# Why Is It...?



## Matt Jones (Mar 6, 2002)

I'm sitting here watching Bush's speech and wondering, why in the hell is it America's job to bring freedom to the rest of the world...AKA the Middle East?

The Shiites really appreciate our 'gift of freedom.' :roll:

I seriously could give a rats-*** about some arabs freedom...when that same arab would slit my throat (or cut my head off) given the chance. At least when Saddam was in power they hated him; now they hate us. After spending hundreds upon hundreds of billions of dollars to supposedly make us safer we've made millions of people over there mad enough to want to hijack a plane and fly into some buildings or blow up something.

I'm sick of this imperialistic crap and that we're on a 'mission from god' to bring democracy to the rest of the world (in particular the middle east)...I guess the Allah doesn't believe in freedom. :roll: We need to get off of our dependency on oil from that region and then pull out and just let it rot.


----------



## Ron Gilmore (Jan 7, 2003)

Matt Democracy breeds peace, peace and prosperity. Prosperity eliminates discontent which reduces the attraction to extremist. These extremists are the root of the terrorism though out the world. Go check out a world history book and you will see that most dictators and zealots rose to power in countries facing a lack of prosperity and hope.

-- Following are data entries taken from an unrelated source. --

+#include <hip/hip_runtime.h>
+#include <stdint.h>
+#include "sta_xattn.h"
+#include "sta_unet.h"
+#include "sta_internal.h"
+#include "sta_xattn_dev.h"
+#include "sta_wring_dev.h"
+
+namespace {
+
+constexpr int R3_C = 320;
+constexpr int R3_NKS = R3_C / 32;
+constexpr int R3_HALF = R3_C / 2;
+constexpr int R3_NRT = R3_HALF / 16;
+constexpr int R3_NPAIR = R3_NRT / 2;
+constexpr int R3_WFR = R3_NRT * R3_NKS;
+constexpr int R3_NW = 8;
+constexpr int R3_LDS = R3_WFR * FRAG + R3_HALF * 2;
+constexpr int R3_ROW = R3_C * 2;
+constexpr int R3_MAX_PAIRS = 128;
+
+template <typename T>
+__global__ __launch_bounds__(64) void pack_rows320_w_kernel(const T* __restrict__ w, long sn, long sk, T* __restrict__ packed) {
+  const int fr = blockIdx.x;
+  const int f = fr % R3_NKS, t = (fr / R3_NKS) % R3_NRT, half = fr / R3_WFR;
+  const int lane = threadIdx.x, g = lane >> 4, c = lane & 15;
+  const T* src = w + (size_t)(R3_HALF * half + frag_sigma(t, c)) * sn + (size_t)(32 * f + 8 * g) * sk;
+  typename Tr<T>::V8 x;
+#pragma unroll
+  for (int j = 0; j < 8; ++j) x[j] = src[j * sk];
+  *(typename Tr<T>::V8*)(packed + (size_t)fr * (FRAG / 2) + lane * 8) = x;
+}
+
+struct R3 {
+  const void* x;
+  const char* w;
+  const void* bias;
+  const void* res;
+  void* out;
+  float* stats;
+  long tiles;
+  int ch;
+  int slots;
+  int npairs;
+};
+
+struct R3Cut {
+  int ch, slots, npairs;
+};
+R3Cut r3_cut(long tiles, long tiles_img) {
+  long npairs = (tiles + R3_NW - 1) / R3_NW;
+  if (npairs > R3_MAX_PAIRS) npairs = R3_MAX_PAIRS;
+  long ch = (tiles + npairs * R3_NW - 1) / (npairs * R3_NW);
+  int slots = 0;
+  if (tiles_img) {
+    const long least = tiles_img < 4 ? tiles_img : 4;
+    if (ch < least) ch = least;
+    while (ch < tiles_img && tiles_img % ch) ++ch;
+    if (ch > tiles_img) ch = tiles_img;
+    slots = (int)(tiles_img / ch);
+  }
+  const long nranges = (tiles + ch - 1) / ch;
+  npairs = (nranges + R3_NW - 1) / R3_NW;
+  return R3Cut{(int)ch, slots, (int)(npairs < R3_MAX_PAIRS ? npairs : R3_MAX_PAIRS)};
+}
+
+template <typename T, bool RES, bool ST>
+__global__ __launch_bounds__(64 * R3_NW, 2) void rows320_kernel(const R3 p) {
+  using V8 = typename Tr<T>::V8;
+  const int lane = threadIdx.x & 63;
+  const int wv = __builtin_amdgcn_readfirstlane(threadIdx.x >> 6);
+  const int g = lane >> 4, c16 = lane & 15;
+  const int half = (blockIdx.x >> 3) & 1, pair = (int)(blockIdx.x >> 4) * 8 + (blockIdx.x & 7);
+  if (pair >= p.npairs) return;
+  {
+    const __amdgpu_buffer_rsrc_t w_srd = make_srd(p.w + (size_t)half * R3_WFR * FRAG, (unsigned)(R3_WFR * FRAG));
+    for (int f = wv; f < R3_WFR; f += R3_NW)
+      __builtin_amdgcn_raw_ptr_buffer_load_lds(w_srd, (__attribute__((address_space(3))) void*)(smem + f * FRAG), 16, (unsigned)lane * 16u,
+                                               (unsigned)(f * FRAG), 0, 0);
+    T* tab = (T*)(smem + R3_WFR * FRAG);
+    for (int i = threadIdx.x; i < R3_HALF; i += 64 * R3_NW) tab[i] = p.bias ? ((const T*)p.bias)[R3_HALF * half + i] : (T)0.0f;
+    asm volatile("s_waitcnt vmcnt(0)" ::: "memory");
+    __syncthreads();
+  }
+  const V8* wf = (const V8*)(smem + lane * 16);
+  const T* tab = (const T*)(smem + R3_WFR * FRAG) + 8 * g;
+  const unsigned bytes = (unsigned)(p.tiles * 16 * R3_ROW);
+  const __amdgpu_buffer_rsrc_t x_srd = make_srd(p.x, bytes), r_srd = make_srd(RES ? p.res : p.x, bytes), o_srd = make_srd(p.out, bytes);
+  const unsigned voff = (unsigned)(c16 * R3_ROW + g * 16);
+  float ssum[ST ? R3_NPAIR : 1][8], ssq[ST ? R3_NPAIR : 1][8];
+  long t1 = 0;
+
+  constexpr bool PF = !ST;
+  auto load_b = [&](V8 (&b)[R3_NKS], const unsigned vo) __attribute__((always_inline)) {
+#pragma unroll
+    for (int f = 0; f < R3_NKS; ++f) b[f] = srd_load16<V8>(x_srd, vo, 64u * f);
+  };
+  auto tile = [&](const long t, V8 (&b)[R3_NKS], V8 (&bn)[R3_NKS]) __attribute__((always_inline)) {
+    const unsigned base = (unsigned)(t * (16 * R3_ROW));
+    const unsigned eo = base + voff + (unsigned)(half * R3_HALF * 2);
+    if constexpr (!PF) load_b(b, base + voff);
+    V8 rv[RES ? R3_NPAIR : 1];
+    if constexpr (RES) {
+#pragma unroll
+      for (int v = 0; v < R3_NPAIR; ++v) rv[v] = srd_load16<V8>(r_srd, eo, 64u * v);
+    }
+    if constexpr (PF) load_b(bn, t + 1 < t1 ? base + (unsigned)(16 * R3_ROW) + voff : SRD_DROP);
+    V8 wa[2][R3_NKS / 2];
+    auto fetch = [&](int h, V8 (&a)[R3_NKS / 2]) __attribute__((always_inline)) {
+#pragma unroll
+      for (int i = 0; i < R3_NKS / 2; ++i) a[i] = wf[(h * (R3_NKS / 2) + i) * 64];
+    };
+    fetch(0, wa[0]);
+    f32x4 acc[2];
+    sta_static_for<2 * R3_NRT>([&](auto h_tag) __attribute__((always_inline)) {
+      constexpr int H = decltype(h_tag)::value;
+      constexpr int U = H >> 1, K0 = (H & 1) * (R3_NKS / 2);
+      if constexpr (H + 1 < 2 * R3_NRT) fetch(H + 1, wa[(H + 1) & 1]);
+      __builtin_amdgcn_sched_barrier(0);
+      f32x4 a = {0.f, 0.f, 0.f, 0.f};
+      if constexpr (K0 != 0) a = acc[U & 1];
+#pragma unroll
+      for (int i = 0; i < R3_NKS / 2; ++i) a = Tr<T>::mfma(wa[H & 1][i], b[K0 + i], a);
+      acc[U & 1] = a;
+      __builtin_amdgcn_sched_barrier(0);
+      if constexpr ((H & 3) == 3) {
+        constexpr int V = H >> 2;
+        const V8 bs = *(const V8*)(tab + 32 * V);
+        V8 o;
+#pragma unroll
+        for (int e = 0; e < 8; ++e) {
+          float r32 = acc[e >> 2][e & 3] + (float)bs[e];
+          if constexpr (RES) r32 += (float)rv[V][e];
+          o[e] = (T)r32;
+          if constexpr (ST) {
+            const float r = (float)o[e];
+            ssum[V][e] += r;
+            ssq[V][e] += r * r;
+          }
+        }
+        __builtin_amdgcn_raw_buffer_store_b128(__builtin_bit_cast(u32x4, o), o_srd, eo + 64u * V, 0, 0);
+      }
+    });
+  };
+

If we as nation want to see another 200 years we need for the majority of the world to be prosperous and have the ability to obtain the dreams we have. This is why the US is the destination of those seeking a better life. We have what they want and that is a freedom to be what ever we want.

Look at it this way. If Tuesday you where told that you would be a worker in a factory for the rest of your working days, or that because you disagree with the current leader of our nation that you and your family will be imprisoned or killed. Would you not hope that someone would give you the opportunity to change the course of your life to fit your choosing?

Most of us take the ability to do what we want for granted, and become selfish in thinking that others who have the same hope may need our help in obtaining there dream or at the very least allowing there children to obtain theirs.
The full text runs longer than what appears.